On Tuesday, Bannon-citing instructions from your Trump administration-refused to reply Republican and Democrats\’ questions on his amount of the White House, the post-election transition team and in some cases about his conversations with the president after he was fired from his post in August. His stonewalling infuriated persons in both parties, who subpoenaed him immediately. But despite the subpoena, Bannon declined to reply to their questions.

Burck\’s letter told the committee\’s top Russia investigators, Rep. Mike Conaway (R-Texas) and Rep. Adam Schiff (D-Calif.), that Bannon remains ready to answer the committee\’s questions-but after striking an understanding together with the White House while on an acceptable scope of questioning.

"There isn\’t any conceivable solution to talk to the White House Mr.
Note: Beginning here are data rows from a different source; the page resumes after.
+class NativeGpuDispatch:
+
+    def __init__(self, native, device: str) -> None:
+        self.native = native
+        self.device = device
+
+    def submit(self, problems: np.ndarray, scv_rows=None):
+        max_batch = problems[:, P_MAX_BATCH].max()
+        if not max_batch <= GPU_MAX_BATCH_LIMIT:
+            return None, solve_problems(problems, self.device)
+        max_k = max(int(max_batch), 1) * (1 + MAX_QUEUE_TO_BATCH_RATIO)
+        with _on_device(self.device):
+            return self.native.submit(problems, max_k), None
+
+    def collect(self, ticket) -> np.ndarray:
+        native_ticket, solved = ticket
+        if native_ticket is None:
+            return solved
+        return self.native.collect(native_ticket)
+
+
+DEFAULT_GPU_CHUNKS = 2
+
+_GPU_CHUNKING_ROW_BOUND = 512
+
+
 class BatchedAllocationSolver:
 
-    def __init__(self, device: Optional[str] = None) -> None:
+    def __init__(self, device: Optional[str] = None, chunks: Optional[int] = None) -> None:
+        if chunks is not None and chunks < 1:
+            raise ValueError("chunks must be at least 1")
         self.device = device
+        self.chunks = chunks
+
+    def _plan(self, system: System, servers):
+        from ..analyzer.mg1 import configured_scv
+
+        global_scv = configured_scv()
+        if global_scv != 1.0 or any(
+            s >= 0 and s != 1.0 for s in [getattr(v, "service_scv", -1.0) for v in servers]
+        ):
+            return SyncDispatch(self.device, global_scv), 1, True
+        want_gpu = self.device is not None and str(self.device).startswith("cuda")
+        if want_gpu and not _graph_requested():
+            from . import get_native
+
+            native = get_native()
+            if native is None or not native.HAS_HIP:
+                raise RuntimeError("the native HIP extension is required for device "
+                                   f"{self.device!r} and is not built")
+            chunks = self.chunks if self.chunks is not None else DEFAULT_GPU_CHUNKS
+            if len(servers) * len(system.accelerators) >= _GPU_CHUNKING_ROW_BOUND:
+                chunks = 1
+            return NativeGpuDispatch(native, self.device), chunks, False
+        return SyncDispatch(self.device), self.chunks or 1, False
 
     def calculate(self, system: System) -> None:
         for g in system.accelerators.values():
             g.calculate()
+
+        all_servers = list(system.servers.values())
+        dispatch, n_chunks, track_scv = self._plan(system, all_servers)
 
         pair_cache: Dict[Tuple[str, str], Optional[Tuple[float, float, float, float, int, int, float]]] = {}
 
@@ -241,77 +332,7 @@
         from ..core.allocation import sizing_headroom
 
         headroom_factor = 1.0 + sizing_headroom()
-        rows: List[Tuple[float, ...]] = []
-        keys: List[Tuple[str, str, int]] = []
-        zero_load: Dict[str, Dict[str, Allocation]] = {}
-        costs: List[float] = []
-        scv_rows: List[float] = []
-        rows_append, keys_append, costs_append = rows.append, keys.append, costs.append
-        scv_append = scv_rows.append
-
-        for server in system.servers.values():
-            server.all_allocations = {}
-            load = server.load
-            if (
-                load is None
-                or load.arrival_rate < 0
-                or load.avg_in_tokens < 0
-                or load.avg_out_tokens < 0
-            ):
-                continue
-            model = system.model(server.model_name)
-            if model is None:
-                continue
-            svc = system.service_class(server.service_class_name)
-            if svc is None:
-                continue
-            target = svc.model_target(server.model_name)
-            if target is None:
-                continue
-            target_ttft, target_itl, target_tps = target.ttft, target.itl, target.tps
-            arrival, in_tok, out_tok = load.arrival_rate, load.avg_in_tokens, load.avg_out_tokens
-            server_name = server.name
-            server_max_batch = server.max_batch_size
-            min_replicas = float(server.min_num_replicas)
-            candidates = server.get_candidate_accelerators(system.accelerators)
-            for acc in candidates.values():
-                info = pair_info(model, acc)
-                if info is None:
-                    continue
-                if arrival == 0 or out_tok == 0:
-                    perf = model.get_perf_data(acc.name)
-                    alloc = _zero_load_allocation(server, model, acc, perf)
-                    zero_load.setdefault(server_name, {})[acc.name] = alloc
-                    continue
-                alpha, beta, gamma, delta, perf_max_batch, at_tokens, cost_per_rep = info
-                K = int(out_tok)
-                N = server_max_batch if server_max_batch > 0 else max(perf_max_batch * at_tokens // K, 1)
-                total_rate = (
-                    arrival / 60.0 if target_tps == 0 else target_tps / float(K)
-                ) * headroom_factor
-                rows_append(
-                    (alpha, beta, gamma, delta, float(int(in_tok)), float(K), float(N),
-                     target_ttft, target_itl, target_tps, total_rate, min_replicas)
-                )
-                keys_append((server_name, acc.name, N))
-                costs_append(cost_per_rep)
-                scv_append(getattr(server, "service_scv", -1.0))
-
-        if rows:
-            arr = np.array(rows, dtype=np.float64)
-            from ..analyzer.mg1 import configured_scv
-
-            global_scv = configured_scv()
-            scv_arr = np.array(
-                [s if s >= 0 else global_scv for s in scv_rows], dtype=np.float64
-            )
-            if (scv_arr != 1.0).any():
-                results = _solve_problems_python(arr, scv=scv_arr)
-            else:
-                results = solve_problems(arr, self.device)
-        else:
-            results = np.zeros((0, RESULT_FIELDS))
-
+        accelerators = system.accelerators
         opt_spec = system.optimizer_spec
         energy_enabled = (
             opt_spec is not None
@@ -319,33 +340,124 @@
             and opt_spec.energy_cost_per_kwh > 0
         )
         servers = system.servers
-        results_list = results.tolist()
-        for (server_name, acc_name, N), res, cost_per_replica in zip(keys, results_list, costs):
-            if res[R_FEASIBLE] != 1.0:
-                continue
-            server = servers[server_name]
-            num_replicas = int(res[R_REPLICAS])
-            alloc = Allocation(
-                accelerator=acc_name,
-                num_replicas=num_replicas,
-                batch_size=N,
-                cost=cost_per_replica * num_replicas,
-                itl=res[R_ITL],
-                ttft=res[R_TTFT],
-                rho=res[R_RHO],
-                max_arrv_rate_per_replica=res[R_RATE_STAR] / 1000.0,
-            )
-            cur = server.cur_allocation
-            alloc.value = cur.transition_penalty(alloc) if cur is not None else alloc.cost
-            if energy_enabled:
-                alloc.value += energy_value_term(system, server, alloc)
-            server.all_allocations[acc_name] = alloc
-
-        for server_name, accs in zero_load.items():
-            server = servers[server_name]
-            for acc_name, alloc in accs.items():
-                if server.cur_allocation is not None:
-                    alloc.set_value(server.cur_allocation.transition_penalty(alloc))
+
+        def build_rows(chunk_servers):
+            rows: List[Tuple[float, ...]] = []
+            keys: List[Tuple[str, str, int]] = []
+            zero_load: Dict[str, Dict[str, Allocation]] = {}
+            costs: List[float] = []
+            scv_rows: List[float] = []
+            rows_append, keys_append, costs_append = rows.append, keys.append, costs.append
+            scv_append = scv_rows.append
+
+            for server in chunk_servers:
+                server.all_allocations = {}
+                load = server.load
+                if (
+                    load is None
+                    or load.arrival_rate < 0
+                    or load.avg_in_tokens < 0
+                    or load.avg_out_tokens < 0
+                ):
+                    continue
+                model = system.model(server.model_name)
+                if model is None:
+                    continue
+                svc = system.service_class(server.service_class_name)
+                if svc is None:
+                    continue
+                target = svc.model_target(server.model_name)
+                if target is None:
+                    continue
+                target_ttft, target_itl, target_tps = target.ttft, target.itl, target.tps
+                arrival, in_tok, out_tok = load.arrival_rate, load.avg_in_tokens, load.avg_out_tokens
+                server_name = server.name
+                server_max_batch = server.max_batch_size
+                min_replicas = float(server.min_num_replicas)
+                candidates = server.get_candidate_accelerators(accelerators)
+                for acc in candidates.values():
+                    info = pair_info(model, acc)
+                    if info is None:
+                        continue
+                    if arrival == 0 or out_tok == 0:
+                        perf = model.get_perf_data(acc.name)
+                        alloc = _zero_load_allocation(server, model, acc, perf)
+                        zero_load.setdefault(server_name, {})[acc.name] = alloc
+                        continue
+                    alpha, beta, gamma, delta, perf_max_batch, at_tokens, cost_per_rep = info
+                    K = int(out_tok)
+                    N = server_max_batch if server_max_batch > 0 else max(perf_max_batch * at_tokens // K, 1)
+                    total_rate = (
+                        arrival / 60.0 if target_tps == 0 else target_tps / float(K)
+                    ) * headroom_factor
+                    rows_append(
+                        (alpha, beta, gamma, delta, float(int(in_tok)), float(K), float(N),
+                         target_ttft, target_itl, target_tps, total_rate, min_replicas)
+                    )
+                    keys_append((server_name, acc.name, N))
+                    costs_append(cost_per_rep)
+                    if track_scv:
+                        scv_append(getattr(server, "service_scv", -1.0))
+
+            ticket = None
+            if rows:
+                ticket = dispatch.submit(np.array(rows, dtype=np.float64), scv_rows)
+            return ticket, keys, costs, zero_load
+
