struct RpnArgs {
    RpnLevel lv[8];
    int num_levels, N, head_stride;
    const int32_t* image_hw;
    int cand_per_image;
    float scale_clamp;
    float* cand_boxes;
    float* cand_scores;
    int32_t* cand_level;
    uint8_t* cand_valid;
    unsigned long long* slice_out;
    int num_slices;
    int slice_level[64], slice_begin[64];
};

__device__ __forceinline__ unsigned ordered_desc(float s) {
// ... 156 lines not shown
        const float pcx = dx * wd + cx, pcy = dy * ht + cy;
        const float pw = expf(dw) * wd, ph = expf(dh) * ht;
        float x1 = pcx - 0.5f * pw, y1 = pcy - 0.5f * ph, x2 = pcx + 0.5f * pw, y2 = pcy + 0.5f * ph;
        bool ok = isfinite(x1) && isfinite(y1) && isfinite(x2) && isfinite(y2) && isfinite(score);
        const float ih = (float)a.image_hw[n * 2], iw = (float)a.image_hw[n * 2 + 1];
        x1 = fminf(fmaxf(x1, 0.f), iw); y1 = fminf(fmaxf(y1, 0.f), ih);
        x2 = fminf(fmaxf(x2, 0.f), iw); y2 = fminf(fmaxf(y2, 0.f), ih);
        ok = ok && (x2 - x1) > 0.f && (y2 - y1) > 0.f;
        const size_t o = (size_t)n * a.cand_per_image + lv.cand_offset + tid;
        a.cand_boxes[o * 4] = x1; a.cand_boxes[o * 4 + 1] = y1; a.cand_boxes[o * 4 + 2] = x2; a.cand_boxes[o * 4 + 3] = y2;
        a.cand_scores[o] = score;
        a.cand_level[o] = L;
        a.cand_valid[o] = ok ? 1 : 0;
    }
}

__global__ void gather_rows_kernel(const float* boxes, const float* scores, const int32_t* keep, const int32_t* counts,
                                   int N, int n_in, int max_out, float* out_boxes, float* out_scores) {
    const int i = blockIdx.x * blockDim.x + threadIdx.x;
    if (i >= N * max_out) return;
    const int n = i / max_out, p = i - n * max_out;
    float b0 = 0, b1 = 0, b2 = 0, b3 = 0, s = 0;
    if (p < counts[n]) {
        const int r = keep[i];
        const float* b = boxes + ((size_t)n * n_in + r) * 4;
        b0 = b[0]; b1 = b[1]; b2 = b[2]; b3 = b[3];
        s = scores[(size_t)n * n_in + r];
    }
    out_boxes[(size_t)i * 4] = b0; out_boxes[(size_t)i * 4 + 1] = b1;
    out_boxes[(size_t)i * 4 + 2] = b2; out_boxes[(size_t)i * 4 + 3] = b3;
    if (out_scores) out_scores[i] = s;
}

}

Bannon\’s time using the transition and also the White House, obtain their thoughts about the knowledge he previously provide, communicate those views back to the Committee, relay the Committee\’s views time for the White House, and then negotiate or facilitate a binding agreement amongst the Committee along with the White House from the time allotted by the Committee\’s subpoena," Burck wrote.

Committee members at the moment are weighing calling hold Bannon in contempt of Congress for avoiding their questions. They\’ve noted that White House lawyers haven\’t formally invoked executive privilege-they just have suggested that Bannon\’s testimony might implicate it.

White House officials have argued that it is customary for Congress to coordinate the scope of the questions with current and former officials to stop violating privileged information.

But GOP and Democratic lawmakers have questioned this argument, suggesting they see no reasonable interpretation of executive privilege that might preclude Bannon from discussing his time over the transition team, that is before Trump was president.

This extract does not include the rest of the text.